template <int LPR>
__global__ __launch_bounds__(256) void layernorm_rows_kernel(const unsigned short* __restrict__ x, const unsigned short* __restrict__ w,
                                                             const unsigned short* __restrict__ b, unsigned short* __restrict__ y,
                                                             long rows, int dim, long ldx, long ldy, float eps, int act, float* __restrict__ stats = nullptr) {
    constexpr int RPW = 64 / LPR;
    const int lane = threadIdx.x & 63;
    const int sub = lane % LPR;
    const long row = ((long)blockIdx.x * 4 + (threadIdx.x >> 6)) * RPW + lane / LPR;
    const bool live = row < rows;
    const int nch = dim / 8;
    u32x4 buf[2];
    float f[2][8];
    float s1 = 0.f;
#pragma unroll
    for (int i = 0; i < 2; ++i) {
        const int ch = sub + i * LPR;
        buf[i] = u32x4{0u, 0u, 0u, 0u};
        if (live && ch < nch) buf[i] = *(const u32x4*)(x + row * ldx + ch * 8);
        unpack8(buf[i], f[i]);
#pragma unroll
        for (int e = 0; e < 8; ++e) s1 += f[i][e];
    }
#pragma unroll
// ... 45 lines not shown
#pragma unroll
    for (int i = 0; i < NCHL; ++i) {
        const int ch = sub + i * LPR;
        buf[i] = (ch < nch) ? *(const u32x4*)(x + rowc * ldx + ch * 8) : u32x4{0u, 0u, 0u, 0u};
    }
    float s1 = 0.f;
#pragma unroll
    for (int i = 0; i < NCHL; ++i) {
        float f[8];
        unpack8(buf[i], f);
#pragma unroll
        for (int e = 0; e < 8; ++e) s1 += f[e];
    }
#pragma unroll
    for (int o = LPR / 2; o > 0; o >>= 1) s1 += __shfl_xor(s1, o, 64);
    const float mean = s1 / (float)dim;
    float s2 = 0.f;
#pragma unroll
    for (int i = 0; i < NCHL; ++i) {
        if (sub + i * LPR < nch) {
            float f[8];
            unpack8(buf[i], f);
#pragma unroll
            for (int e = 0; e < 8; ++e) { const float d = f[e] - mean; s2 += d * d; }
        }
    }
#pragma unroll
    for (int o = LPR / 2; o > 0; o >>= 1) s2 += __shfl_xor(s2, o, 64);
    if (row < rows && sub == 0) *(float2*)(stats + 2 * row) = make_float2(mean, rsqrtf(s2 / (float)dim + eps));
}

__global__ __launch_bounds__(256) void layernorm_tiny_kernel(const unsigned short* __restrict__ x, const unsigned short* __restrict__ w,
                                                             const unsigned short* __restrict__ b, unsigned short* __restrict__ y, long rows, int dim, long ldx,
                                                             long ldy, float eps, int act) {
    const long row = (long)blockIdx.x * 256 + threadIdx.x;
    if (row >= rows) return;
    float f[16];
    float s1 = 0.f;
    for (int e = 0; e < dim; ++e) { f[e] = bf2f(x[row * ldx + e]); s1 += f[e]; }
    const float mean = s1 / (float)dim;
    float s2 = 0.f;
    for (int e = 0; e < dim; ++e) { const float d = f[e] - mean; s2 += d * d; }
    const float rinv = rsqrtf(s2 / (float)dim + eps);
    for (int e = 0; e < dim; ++e) {
        float v = (f[e] - mean) * rinv * bf2f(w[e]) + (b ? bf2f(b[e]) : 0.f);
        if (act == 1) { const float t = bf2f(f2bf(v)); v = 0.5f * t * (1.0f + erff(t * 0.70710678118654752f)); }
        y[row * ldy + e] = f2bf(v);
    }
}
____
* To do *
Exactly as written, output the material once more.

* Response area *
template <int LPR>
__global__ __launch_bounds__(256) void layernorm_rows_kernel(const unsigned short* __restrict__ x, const unsigned short* __restrict__ w,
                                                             const unsigned short* __restrict__ b, unsigned short* __restrict__ y,
                                                             long rows, int dim, long ldx, long ldy, float eps, int act, float* __restrict__ stats = nullptr) {
    constexpr int RPW = 64 / LPR;
    const int lane = threadIdx.x & 63;
    const int sub = lane % LPR;
    const long row = ((long)blockIdx.x * 4 + (threadIdx.x >> 6)) * RPW + lane / LPR;
    const bool live = row < rows;
    const int nch = dim / 8;
    u32x4 buf[2];
    float f[2][8];
    float s1 = 0.f;
#pragma unroll
    for (int i = 0; i < 2; ++i) {
        const int ch = sub + i * LPR;
        buf[i] = u32x4{0u, 0u, 0u, 0u};
        if (live && ch < nch) buf[i] = *(const u32x4*)(x + row * ldx + ch * 8);
        unpack8(buf[i], f[i]);
#pragma unroll
        for (int e = 0; e < 8; ++e) s1 += f[i][e];
    }
#pragma unroll
// ... 45 lines not shown
#pragma unroll
    for (int i = 0; i < NCHL; ++i) {
        const int ch = sub + i * LPR;
        buf[i] = (ch < nch) ? *(const u32x4*)(x + rowc * ldx + ch * 8) : u32x4{0u, 0u, 0u, 0u};
    }
    float s1 = 0.f;
#pragma unroll
    for (int i = 0; i < NCHL; ++i) {
        float f[8];
        unpack8(buf[i], f);
#pragma unroll
        for (int e = 0; e < 8; ++e) s1 += f[e];
    }
#pragma unroll
    for (int o = LPR / 2; o > 0; o >>= 1) s1 += __shfl_xor(s1, o, 64);
    const float mean = s1 / (float)dim;
    float s2 = 0.f;
#pragma unroll
    for (int i = 0; i < NCHL; ++i) {
        if (sub + i * LPR < nch) {
            float f[8];
            unpack8(buf[i], f);
#pragma unroll
            for (int e = 0; e < 8; ++e) { const float d = f[e] - mean; s2 += d * d; }
        }
    }
#pragma unroll
    for (int o = LPR / 2; o > 0; o >>= 1) s2 += __shfl_xor(s2, o, 64);
    if (row < rows && sub == 0) *(float2*)(stats + 2 * row) = make_float2(mean, rsqrtf(s2 / (float)dim + eps));
}

__global__ __launch_bounds__(256) void layernorm_tiny_kernel(const unsigned short* __restrict__ x, const unsigned short* __restrict__ w,
                                                             const unsigned short* __restrict__ b, unsigned short* __restrict__ y, long rows, int dim, long ldx,
                                                             long ldy, float eps, int act) {
    const long row = (long)blockIdx.x * 256 + threadIdx.x;
    if (row >= rows) return;
    float f[16];
    float s1 = 0.f;
    for (int e = 0; e < dim; ++e) { f[e] = bf2f(x[row * ldx + e]); s1 += f[e]; }
    const float mean = s1 / (float)dim;
    float s2 = 0.f;
    for (int e = 0; e < dim; ++e) { const float d = f[e] - mean; s2 += d * d; }
    const float rinv = rsqrtf(s2 / (float)dim + eps);
    for (int e = 0; e < dim; ++e) {
        float v = (f[e] - mean) * rinv * bf2f(w[e]) + (b ? bf2f(b[e]) : 0.f);
        if (act == 1) { const float t = bf2f(f2bf(v)); v = 0.5f * t * (1.0f + erff(t * 0.70710678118654752f)); }
        y[row * ldy + e] = f2bf(v);
    }
}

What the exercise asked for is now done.